• Listed entries

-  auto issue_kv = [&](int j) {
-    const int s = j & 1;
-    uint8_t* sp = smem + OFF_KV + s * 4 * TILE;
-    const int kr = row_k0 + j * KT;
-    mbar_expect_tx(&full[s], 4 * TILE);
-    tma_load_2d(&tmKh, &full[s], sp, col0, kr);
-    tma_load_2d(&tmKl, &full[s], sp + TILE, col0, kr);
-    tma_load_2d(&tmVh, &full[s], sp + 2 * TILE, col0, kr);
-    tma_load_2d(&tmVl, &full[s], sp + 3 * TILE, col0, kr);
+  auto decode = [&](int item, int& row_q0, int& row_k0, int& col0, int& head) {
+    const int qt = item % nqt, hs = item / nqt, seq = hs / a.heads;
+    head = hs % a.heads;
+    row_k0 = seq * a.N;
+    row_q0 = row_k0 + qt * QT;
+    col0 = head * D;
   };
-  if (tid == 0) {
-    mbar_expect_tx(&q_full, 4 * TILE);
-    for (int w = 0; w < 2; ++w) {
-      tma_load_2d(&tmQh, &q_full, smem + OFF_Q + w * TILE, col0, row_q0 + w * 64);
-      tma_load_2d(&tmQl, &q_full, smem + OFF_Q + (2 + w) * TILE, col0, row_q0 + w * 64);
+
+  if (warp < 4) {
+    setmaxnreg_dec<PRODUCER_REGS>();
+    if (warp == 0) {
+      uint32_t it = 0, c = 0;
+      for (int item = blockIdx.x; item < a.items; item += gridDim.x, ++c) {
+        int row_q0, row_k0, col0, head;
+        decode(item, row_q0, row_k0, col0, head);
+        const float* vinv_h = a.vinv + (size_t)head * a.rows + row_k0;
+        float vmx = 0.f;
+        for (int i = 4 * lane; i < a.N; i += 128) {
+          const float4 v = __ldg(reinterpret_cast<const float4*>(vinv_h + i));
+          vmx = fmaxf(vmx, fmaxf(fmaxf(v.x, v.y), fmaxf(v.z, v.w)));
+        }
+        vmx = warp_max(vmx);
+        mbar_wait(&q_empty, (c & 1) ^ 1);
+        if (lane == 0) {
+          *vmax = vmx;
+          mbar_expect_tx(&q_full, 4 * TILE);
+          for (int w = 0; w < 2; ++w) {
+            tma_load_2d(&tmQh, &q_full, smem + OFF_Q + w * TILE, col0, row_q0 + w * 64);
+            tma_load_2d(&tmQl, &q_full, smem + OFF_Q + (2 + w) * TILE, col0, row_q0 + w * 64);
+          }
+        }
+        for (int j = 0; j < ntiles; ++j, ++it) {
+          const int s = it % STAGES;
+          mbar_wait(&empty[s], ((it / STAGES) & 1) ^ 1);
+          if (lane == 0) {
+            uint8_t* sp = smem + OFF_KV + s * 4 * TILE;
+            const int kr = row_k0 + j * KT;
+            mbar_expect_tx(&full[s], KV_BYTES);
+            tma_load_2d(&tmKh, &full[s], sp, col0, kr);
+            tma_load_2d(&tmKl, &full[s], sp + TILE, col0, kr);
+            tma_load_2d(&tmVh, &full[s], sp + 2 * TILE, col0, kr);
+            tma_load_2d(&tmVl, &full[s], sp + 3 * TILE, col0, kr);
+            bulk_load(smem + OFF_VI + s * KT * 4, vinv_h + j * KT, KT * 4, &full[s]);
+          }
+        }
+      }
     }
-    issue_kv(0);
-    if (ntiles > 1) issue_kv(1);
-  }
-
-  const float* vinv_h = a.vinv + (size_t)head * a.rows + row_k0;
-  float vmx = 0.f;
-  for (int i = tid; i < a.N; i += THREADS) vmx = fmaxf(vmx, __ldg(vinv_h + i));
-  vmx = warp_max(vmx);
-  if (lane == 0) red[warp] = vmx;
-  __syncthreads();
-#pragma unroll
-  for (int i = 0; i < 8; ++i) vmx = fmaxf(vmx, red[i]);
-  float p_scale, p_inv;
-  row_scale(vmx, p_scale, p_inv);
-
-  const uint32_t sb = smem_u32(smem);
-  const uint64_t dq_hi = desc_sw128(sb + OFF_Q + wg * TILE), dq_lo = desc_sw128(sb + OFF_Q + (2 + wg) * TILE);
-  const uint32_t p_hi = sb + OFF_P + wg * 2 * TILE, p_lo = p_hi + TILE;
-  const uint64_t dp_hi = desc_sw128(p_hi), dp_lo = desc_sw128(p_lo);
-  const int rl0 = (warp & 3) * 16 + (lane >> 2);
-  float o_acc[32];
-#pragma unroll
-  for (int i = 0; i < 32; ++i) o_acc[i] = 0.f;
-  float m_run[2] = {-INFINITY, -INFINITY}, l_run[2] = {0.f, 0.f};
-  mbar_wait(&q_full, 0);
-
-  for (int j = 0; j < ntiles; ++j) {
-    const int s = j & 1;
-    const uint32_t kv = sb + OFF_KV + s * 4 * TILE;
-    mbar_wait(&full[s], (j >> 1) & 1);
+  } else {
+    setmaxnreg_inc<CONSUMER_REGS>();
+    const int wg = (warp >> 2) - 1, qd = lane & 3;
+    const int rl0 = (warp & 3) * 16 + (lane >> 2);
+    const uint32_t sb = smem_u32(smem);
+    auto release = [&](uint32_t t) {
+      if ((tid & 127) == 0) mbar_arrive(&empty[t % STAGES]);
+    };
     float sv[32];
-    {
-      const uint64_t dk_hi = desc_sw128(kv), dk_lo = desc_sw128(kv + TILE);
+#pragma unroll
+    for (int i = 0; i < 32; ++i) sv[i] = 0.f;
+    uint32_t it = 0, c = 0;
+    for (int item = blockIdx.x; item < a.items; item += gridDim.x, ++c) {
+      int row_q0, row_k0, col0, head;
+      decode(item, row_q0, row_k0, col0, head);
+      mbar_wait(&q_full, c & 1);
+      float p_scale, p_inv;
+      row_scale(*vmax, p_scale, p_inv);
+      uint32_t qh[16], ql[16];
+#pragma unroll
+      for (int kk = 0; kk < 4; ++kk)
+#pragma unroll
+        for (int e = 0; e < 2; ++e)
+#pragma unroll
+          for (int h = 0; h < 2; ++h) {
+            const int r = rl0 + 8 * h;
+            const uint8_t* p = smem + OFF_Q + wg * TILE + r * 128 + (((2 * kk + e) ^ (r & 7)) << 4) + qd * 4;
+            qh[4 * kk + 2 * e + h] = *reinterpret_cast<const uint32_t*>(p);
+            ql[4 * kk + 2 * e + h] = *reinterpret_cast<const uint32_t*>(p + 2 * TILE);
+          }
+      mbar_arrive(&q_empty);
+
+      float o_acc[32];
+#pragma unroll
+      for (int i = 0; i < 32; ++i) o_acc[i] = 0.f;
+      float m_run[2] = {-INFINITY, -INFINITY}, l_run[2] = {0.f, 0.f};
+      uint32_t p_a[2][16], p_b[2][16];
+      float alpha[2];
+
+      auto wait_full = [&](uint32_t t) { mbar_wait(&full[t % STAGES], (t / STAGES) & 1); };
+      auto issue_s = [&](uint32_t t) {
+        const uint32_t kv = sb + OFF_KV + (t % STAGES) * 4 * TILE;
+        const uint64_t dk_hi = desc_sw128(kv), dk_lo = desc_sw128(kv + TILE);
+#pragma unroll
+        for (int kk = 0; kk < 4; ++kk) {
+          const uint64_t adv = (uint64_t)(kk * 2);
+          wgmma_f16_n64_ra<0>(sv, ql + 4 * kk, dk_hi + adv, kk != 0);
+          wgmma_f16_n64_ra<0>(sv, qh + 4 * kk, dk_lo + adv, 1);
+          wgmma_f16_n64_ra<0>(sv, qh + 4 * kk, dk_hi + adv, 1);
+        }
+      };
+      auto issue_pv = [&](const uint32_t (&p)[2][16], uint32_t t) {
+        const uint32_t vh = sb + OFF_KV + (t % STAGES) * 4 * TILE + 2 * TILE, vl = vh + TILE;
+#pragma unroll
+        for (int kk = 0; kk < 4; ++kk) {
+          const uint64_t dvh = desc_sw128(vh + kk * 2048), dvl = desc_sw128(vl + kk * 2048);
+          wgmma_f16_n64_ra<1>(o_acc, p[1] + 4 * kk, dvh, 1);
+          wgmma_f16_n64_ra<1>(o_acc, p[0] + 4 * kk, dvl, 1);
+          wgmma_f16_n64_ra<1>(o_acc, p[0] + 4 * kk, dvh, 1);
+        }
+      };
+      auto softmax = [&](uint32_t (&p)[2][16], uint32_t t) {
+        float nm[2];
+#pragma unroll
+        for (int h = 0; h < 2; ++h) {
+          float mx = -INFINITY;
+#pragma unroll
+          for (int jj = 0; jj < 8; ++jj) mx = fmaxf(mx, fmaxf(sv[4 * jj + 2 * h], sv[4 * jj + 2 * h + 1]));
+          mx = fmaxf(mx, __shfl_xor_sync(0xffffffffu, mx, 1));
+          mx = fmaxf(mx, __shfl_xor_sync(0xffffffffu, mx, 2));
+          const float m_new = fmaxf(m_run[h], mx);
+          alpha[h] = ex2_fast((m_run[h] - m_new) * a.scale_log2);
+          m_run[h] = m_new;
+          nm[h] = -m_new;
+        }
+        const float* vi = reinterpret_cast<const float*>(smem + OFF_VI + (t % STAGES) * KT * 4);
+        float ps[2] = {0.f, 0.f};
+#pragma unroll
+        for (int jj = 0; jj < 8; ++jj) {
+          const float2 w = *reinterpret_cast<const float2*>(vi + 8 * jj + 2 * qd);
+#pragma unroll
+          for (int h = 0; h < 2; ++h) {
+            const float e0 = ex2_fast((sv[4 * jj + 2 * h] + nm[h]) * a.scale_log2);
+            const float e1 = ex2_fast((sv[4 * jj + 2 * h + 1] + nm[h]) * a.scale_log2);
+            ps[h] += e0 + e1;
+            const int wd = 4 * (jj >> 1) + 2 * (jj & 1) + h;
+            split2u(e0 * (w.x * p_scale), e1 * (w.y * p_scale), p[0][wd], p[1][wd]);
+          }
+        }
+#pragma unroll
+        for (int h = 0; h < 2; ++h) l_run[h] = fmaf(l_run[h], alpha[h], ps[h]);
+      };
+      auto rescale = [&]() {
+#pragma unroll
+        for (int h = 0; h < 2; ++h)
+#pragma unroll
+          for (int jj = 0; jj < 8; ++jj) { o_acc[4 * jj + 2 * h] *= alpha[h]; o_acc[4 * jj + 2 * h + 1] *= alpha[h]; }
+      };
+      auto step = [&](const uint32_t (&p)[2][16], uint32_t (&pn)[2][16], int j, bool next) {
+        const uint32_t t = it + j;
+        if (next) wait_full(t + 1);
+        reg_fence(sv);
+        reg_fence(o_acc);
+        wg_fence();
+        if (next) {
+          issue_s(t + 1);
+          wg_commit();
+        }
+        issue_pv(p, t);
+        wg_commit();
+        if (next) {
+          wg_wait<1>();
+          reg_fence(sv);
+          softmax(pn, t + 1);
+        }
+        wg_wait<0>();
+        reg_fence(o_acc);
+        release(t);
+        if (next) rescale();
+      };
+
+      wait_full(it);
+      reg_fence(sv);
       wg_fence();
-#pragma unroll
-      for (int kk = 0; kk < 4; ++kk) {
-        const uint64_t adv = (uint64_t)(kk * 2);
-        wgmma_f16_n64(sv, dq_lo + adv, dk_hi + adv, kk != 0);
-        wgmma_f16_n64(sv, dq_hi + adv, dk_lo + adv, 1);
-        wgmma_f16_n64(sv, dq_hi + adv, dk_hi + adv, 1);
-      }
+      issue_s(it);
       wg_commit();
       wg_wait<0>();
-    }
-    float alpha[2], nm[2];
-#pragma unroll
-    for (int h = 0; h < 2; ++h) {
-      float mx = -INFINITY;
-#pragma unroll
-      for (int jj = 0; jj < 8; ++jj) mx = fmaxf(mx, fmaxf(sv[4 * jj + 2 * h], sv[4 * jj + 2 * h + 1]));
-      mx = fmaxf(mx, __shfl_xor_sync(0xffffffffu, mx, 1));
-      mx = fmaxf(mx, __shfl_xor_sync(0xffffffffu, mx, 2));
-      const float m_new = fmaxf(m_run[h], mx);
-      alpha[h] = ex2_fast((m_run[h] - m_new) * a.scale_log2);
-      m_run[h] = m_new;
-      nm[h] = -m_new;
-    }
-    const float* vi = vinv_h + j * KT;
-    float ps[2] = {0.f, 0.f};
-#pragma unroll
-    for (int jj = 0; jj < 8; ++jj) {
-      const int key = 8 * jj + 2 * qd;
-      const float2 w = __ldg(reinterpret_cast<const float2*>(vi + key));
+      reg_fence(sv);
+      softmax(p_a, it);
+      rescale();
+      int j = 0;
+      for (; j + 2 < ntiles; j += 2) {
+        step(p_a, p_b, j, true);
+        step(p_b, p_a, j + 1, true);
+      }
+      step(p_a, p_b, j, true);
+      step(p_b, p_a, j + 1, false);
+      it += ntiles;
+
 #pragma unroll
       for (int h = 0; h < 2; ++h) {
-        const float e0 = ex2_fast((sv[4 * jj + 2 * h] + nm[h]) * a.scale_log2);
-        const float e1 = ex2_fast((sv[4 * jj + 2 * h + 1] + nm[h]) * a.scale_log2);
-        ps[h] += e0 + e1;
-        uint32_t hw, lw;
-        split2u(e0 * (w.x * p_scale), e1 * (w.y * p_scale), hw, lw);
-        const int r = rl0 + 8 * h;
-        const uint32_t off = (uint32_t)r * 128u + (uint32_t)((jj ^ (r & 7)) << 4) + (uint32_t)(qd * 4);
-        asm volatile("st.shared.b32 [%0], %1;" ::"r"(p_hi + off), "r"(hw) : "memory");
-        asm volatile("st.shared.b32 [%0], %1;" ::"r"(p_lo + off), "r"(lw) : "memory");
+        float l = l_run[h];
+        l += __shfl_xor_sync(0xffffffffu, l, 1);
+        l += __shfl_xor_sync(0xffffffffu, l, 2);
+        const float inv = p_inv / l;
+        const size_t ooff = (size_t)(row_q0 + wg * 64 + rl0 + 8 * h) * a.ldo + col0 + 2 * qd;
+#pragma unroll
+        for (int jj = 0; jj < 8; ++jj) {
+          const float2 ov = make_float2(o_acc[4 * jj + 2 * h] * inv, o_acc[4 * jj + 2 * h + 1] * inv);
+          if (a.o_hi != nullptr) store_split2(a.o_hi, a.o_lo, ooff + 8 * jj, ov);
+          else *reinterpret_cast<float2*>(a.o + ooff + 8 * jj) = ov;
...
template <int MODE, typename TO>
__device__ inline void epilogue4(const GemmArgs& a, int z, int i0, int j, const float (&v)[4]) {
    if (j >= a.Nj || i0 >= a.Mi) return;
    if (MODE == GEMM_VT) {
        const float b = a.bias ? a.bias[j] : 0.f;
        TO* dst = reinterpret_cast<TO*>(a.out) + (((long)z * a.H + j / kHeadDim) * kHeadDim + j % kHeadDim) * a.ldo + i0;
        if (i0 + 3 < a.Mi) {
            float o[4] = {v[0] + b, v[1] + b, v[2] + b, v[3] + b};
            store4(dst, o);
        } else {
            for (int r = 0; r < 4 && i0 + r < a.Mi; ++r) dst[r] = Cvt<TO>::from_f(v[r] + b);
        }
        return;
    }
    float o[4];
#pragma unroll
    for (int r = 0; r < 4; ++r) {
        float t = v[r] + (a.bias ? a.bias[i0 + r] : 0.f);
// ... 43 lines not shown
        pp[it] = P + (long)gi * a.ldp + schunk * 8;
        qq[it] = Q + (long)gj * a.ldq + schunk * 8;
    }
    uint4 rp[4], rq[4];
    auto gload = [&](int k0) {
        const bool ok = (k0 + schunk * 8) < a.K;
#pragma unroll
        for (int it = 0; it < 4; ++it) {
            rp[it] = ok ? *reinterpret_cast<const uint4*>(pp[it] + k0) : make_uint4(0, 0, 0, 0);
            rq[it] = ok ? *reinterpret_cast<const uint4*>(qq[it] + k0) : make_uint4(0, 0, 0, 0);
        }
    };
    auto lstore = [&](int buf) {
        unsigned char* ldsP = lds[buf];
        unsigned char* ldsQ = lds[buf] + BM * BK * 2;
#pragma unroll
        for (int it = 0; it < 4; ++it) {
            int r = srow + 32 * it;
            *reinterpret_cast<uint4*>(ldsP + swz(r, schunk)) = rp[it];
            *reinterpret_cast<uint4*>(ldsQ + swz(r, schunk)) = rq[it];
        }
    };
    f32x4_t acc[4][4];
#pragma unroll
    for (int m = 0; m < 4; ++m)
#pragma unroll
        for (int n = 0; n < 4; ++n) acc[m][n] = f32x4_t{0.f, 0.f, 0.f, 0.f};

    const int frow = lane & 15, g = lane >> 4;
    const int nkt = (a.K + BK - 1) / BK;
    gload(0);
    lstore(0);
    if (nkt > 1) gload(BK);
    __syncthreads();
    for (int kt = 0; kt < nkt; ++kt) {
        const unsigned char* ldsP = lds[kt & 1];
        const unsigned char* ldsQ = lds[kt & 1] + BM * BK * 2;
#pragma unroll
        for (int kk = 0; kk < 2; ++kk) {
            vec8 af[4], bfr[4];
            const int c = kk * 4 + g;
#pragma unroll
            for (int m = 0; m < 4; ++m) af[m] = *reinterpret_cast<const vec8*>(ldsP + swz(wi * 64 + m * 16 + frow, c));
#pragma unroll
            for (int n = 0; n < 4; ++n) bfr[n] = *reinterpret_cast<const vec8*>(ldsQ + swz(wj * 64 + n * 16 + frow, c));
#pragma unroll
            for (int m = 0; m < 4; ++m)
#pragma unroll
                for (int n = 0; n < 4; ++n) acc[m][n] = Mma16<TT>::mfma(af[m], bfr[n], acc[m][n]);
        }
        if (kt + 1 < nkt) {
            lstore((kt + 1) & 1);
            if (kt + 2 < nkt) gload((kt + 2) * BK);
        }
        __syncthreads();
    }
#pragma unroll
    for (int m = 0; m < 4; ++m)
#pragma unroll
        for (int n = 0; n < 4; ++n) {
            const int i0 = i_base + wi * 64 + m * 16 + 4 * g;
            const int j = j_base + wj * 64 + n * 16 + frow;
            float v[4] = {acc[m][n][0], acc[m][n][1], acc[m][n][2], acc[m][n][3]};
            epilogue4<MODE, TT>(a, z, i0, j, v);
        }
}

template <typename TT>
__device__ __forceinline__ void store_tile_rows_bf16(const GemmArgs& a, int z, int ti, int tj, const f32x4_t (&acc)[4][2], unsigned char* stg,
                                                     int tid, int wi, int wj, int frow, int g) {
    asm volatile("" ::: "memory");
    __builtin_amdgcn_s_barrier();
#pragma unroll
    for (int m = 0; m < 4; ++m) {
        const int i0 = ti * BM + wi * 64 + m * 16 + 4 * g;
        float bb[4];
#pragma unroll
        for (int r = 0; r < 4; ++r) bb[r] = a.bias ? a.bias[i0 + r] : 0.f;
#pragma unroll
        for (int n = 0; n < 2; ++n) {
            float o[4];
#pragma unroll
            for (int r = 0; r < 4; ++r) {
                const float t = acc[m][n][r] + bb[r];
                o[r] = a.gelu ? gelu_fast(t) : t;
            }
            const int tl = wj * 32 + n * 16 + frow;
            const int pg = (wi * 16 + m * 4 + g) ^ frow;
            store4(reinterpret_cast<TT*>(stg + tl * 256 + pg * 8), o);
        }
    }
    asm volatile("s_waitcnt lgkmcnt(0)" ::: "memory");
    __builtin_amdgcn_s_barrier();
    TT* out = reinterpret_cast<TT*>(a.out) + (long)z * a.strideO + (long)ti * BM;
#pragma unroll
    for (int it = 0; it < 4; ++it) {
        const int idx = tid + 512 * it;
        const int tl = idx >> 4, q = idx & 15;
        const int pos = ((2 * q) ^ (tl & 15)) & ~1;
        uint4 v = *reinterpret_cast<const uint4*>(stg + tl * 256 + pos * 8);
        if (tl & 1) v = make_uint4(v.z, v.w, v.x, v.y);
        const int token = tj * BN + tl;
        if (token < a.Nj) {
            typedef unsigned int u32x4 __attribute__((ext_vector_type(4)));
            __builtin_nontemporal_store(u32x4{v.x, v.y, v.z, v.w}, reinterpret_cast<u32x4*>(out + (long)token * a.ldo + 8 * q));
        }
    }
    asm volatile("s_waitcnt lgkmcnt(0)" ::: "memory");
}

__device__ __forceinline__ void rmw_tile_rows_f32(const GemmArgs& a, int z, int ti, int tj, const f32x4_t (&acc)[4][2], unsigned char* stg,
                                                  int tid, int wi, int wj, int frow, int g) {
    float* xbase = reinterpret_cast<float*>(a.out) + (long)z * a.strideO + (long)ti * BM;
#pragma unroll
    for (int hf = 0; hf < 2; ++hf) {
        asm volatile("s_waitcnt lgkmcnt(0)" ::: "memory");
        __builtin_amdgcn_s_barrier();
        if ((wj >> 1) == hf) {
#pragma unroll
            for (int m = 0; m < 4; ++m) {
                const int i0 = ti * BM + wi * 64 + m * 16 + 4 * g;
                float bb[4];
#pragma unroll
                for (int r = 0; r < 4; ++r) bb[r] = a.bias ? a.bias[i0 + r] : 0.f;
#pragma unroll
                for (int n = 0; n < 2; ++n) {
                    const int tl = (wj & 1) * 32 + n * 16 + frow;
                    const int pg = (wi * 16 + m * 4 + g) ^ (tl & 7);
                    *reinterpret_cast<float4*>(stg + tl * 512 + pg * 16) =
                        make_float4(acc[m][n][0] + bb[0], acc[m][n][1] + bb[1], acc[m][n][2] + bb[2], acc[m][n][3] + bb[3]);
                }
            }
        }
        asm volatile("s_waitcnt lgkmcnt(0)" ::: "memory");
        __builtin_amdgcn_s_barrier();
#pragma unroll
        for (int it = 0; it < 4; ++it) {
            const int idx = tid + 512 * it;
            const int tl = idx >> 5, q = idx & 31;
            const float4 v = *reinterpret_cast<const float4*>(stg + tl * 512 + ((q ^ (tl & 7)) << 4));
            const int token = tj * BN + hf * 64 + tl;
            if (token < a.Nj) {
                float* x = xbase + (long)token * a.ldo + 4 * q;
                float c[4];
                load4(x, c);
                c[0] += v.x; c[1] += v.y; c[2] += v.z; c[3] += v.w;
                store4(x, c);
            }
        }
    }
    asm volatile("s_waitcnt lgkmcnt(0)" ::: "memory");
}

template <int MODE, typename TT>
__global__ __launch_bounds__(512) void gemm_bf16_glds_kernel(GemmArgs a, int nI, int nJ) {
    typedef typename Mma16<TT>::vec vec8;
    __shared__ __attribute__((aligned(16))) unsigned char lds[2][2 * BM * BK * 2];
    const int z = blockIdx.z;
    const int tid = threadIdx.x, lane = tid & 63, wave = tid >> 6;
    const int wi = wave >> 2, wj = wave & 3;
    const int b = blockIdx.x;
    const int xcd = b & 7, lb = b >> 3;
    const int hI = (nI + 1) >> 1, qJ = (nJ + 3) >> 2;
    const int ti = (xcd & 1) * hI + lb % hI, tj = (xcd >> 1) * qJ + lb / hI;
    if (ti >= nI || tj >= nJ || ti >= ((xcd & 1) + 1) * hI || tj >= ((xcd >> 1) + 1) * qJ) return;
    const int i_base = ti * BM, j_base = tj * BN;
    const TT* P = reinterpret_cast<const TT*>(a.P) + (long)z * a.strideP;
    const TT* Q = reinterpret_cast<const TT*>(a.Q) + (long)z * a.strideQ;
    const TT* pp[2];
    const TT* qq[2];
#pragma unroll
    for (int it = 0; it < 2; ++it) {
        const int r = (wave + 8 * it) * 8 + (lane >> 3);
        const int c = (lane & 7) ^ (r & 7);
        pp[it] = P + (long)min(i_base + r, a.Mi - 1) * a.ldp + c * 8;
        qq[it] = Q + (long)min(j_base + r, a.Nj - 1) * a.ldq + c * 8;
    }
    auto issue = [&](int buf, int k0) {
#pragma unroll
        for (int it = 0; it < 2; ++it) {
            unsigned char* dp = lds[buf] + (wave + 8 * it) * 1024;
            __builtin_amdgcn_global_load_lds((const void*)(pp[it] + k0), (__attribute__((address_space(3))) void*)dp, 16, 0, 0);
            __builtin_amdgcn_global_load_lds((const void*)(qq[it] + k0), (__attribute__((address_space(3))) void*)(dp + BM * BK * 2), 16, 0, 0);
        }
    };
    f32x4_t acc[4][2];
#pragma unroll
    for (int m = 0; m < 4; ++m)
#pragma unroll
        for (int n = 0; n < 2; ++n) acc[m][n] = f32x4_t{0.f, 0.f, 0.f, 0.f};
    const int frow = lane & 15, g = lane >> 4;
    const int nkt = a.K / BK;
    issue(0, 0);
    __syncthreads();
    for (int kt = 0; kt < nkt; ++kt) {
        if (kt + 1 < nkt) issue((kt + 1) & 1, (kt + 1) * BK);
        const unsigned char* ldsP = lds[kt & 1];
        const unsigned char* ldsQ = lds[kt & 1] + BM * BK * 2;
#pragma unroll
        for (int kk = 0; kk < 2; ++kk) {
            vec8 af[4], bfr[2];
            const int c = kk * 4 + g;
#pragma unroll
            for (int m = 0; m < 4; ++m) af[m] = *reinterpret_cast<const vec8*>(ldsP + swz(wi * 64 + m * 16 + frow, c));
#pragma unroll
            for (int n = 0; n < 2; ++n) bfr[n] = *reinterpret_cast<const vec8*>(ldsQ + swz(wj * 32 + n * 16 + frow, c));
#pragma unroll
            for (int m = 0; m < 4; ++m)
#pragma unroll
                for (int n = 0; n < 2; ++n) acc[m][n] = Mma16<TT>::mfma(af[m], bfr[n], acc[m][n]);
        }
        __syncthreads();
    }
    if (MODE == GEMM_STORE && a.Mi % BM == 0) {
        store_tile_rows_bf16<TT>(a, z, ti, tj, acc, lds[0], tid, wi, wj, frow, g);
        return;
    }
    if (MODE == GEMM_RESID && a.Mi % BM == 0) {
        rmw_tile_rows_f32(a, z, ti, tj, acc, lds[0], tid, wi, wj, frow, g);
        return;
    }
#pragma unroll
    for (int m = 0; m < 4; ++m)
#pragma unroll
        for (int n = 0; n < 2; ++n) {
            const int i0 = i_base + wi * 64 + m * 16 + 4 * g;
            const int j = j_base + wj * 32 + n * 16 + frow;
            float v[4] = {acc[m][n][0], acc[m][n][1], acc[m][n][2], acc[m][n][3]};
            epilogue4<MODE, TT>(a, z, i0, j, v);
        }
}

• How to complete this task
Pick every line from the listing holding the string "unsigned", and copy it.

• Task answer
        unsigned char* ldsP = lds[buf];
        unsigned char* ldsQ = lds[buf] + BM * BK * 2;
        const unsigned char* ldsP = lds[kt & 1];
        const unsigned char* ldsQ = lds[kt & 1] + BM * BK * 2;
__device__ __forceinline__ void store_tile_rows_bf16(const GemmArgs& a, int z, int ti, int tj, const f32x4_t (&acc)[4][2], unsigned char* stg,
            typedef unsigned int u32x4 __attribute__((ext_vector_type(4)));
__device__ __forceinline__ void rmw_tile_rows_f32(const GemmArgs& a, int z, int ti, int tj, const f32x4_t (&acc)[4][2], unsigned char* stg,
    __shared__ __attribute__((aligned(16))) unsigned char lds[2][2 * BM * BK * 2];
            unsigned char* dp = lds[buf] + (wave + 8 * it) * 1024;
        const unsigned char* ldsP = lds[kt & 1];
        const unsigned char* ldsQ = lds[kt & 1] + BM * BK * 2;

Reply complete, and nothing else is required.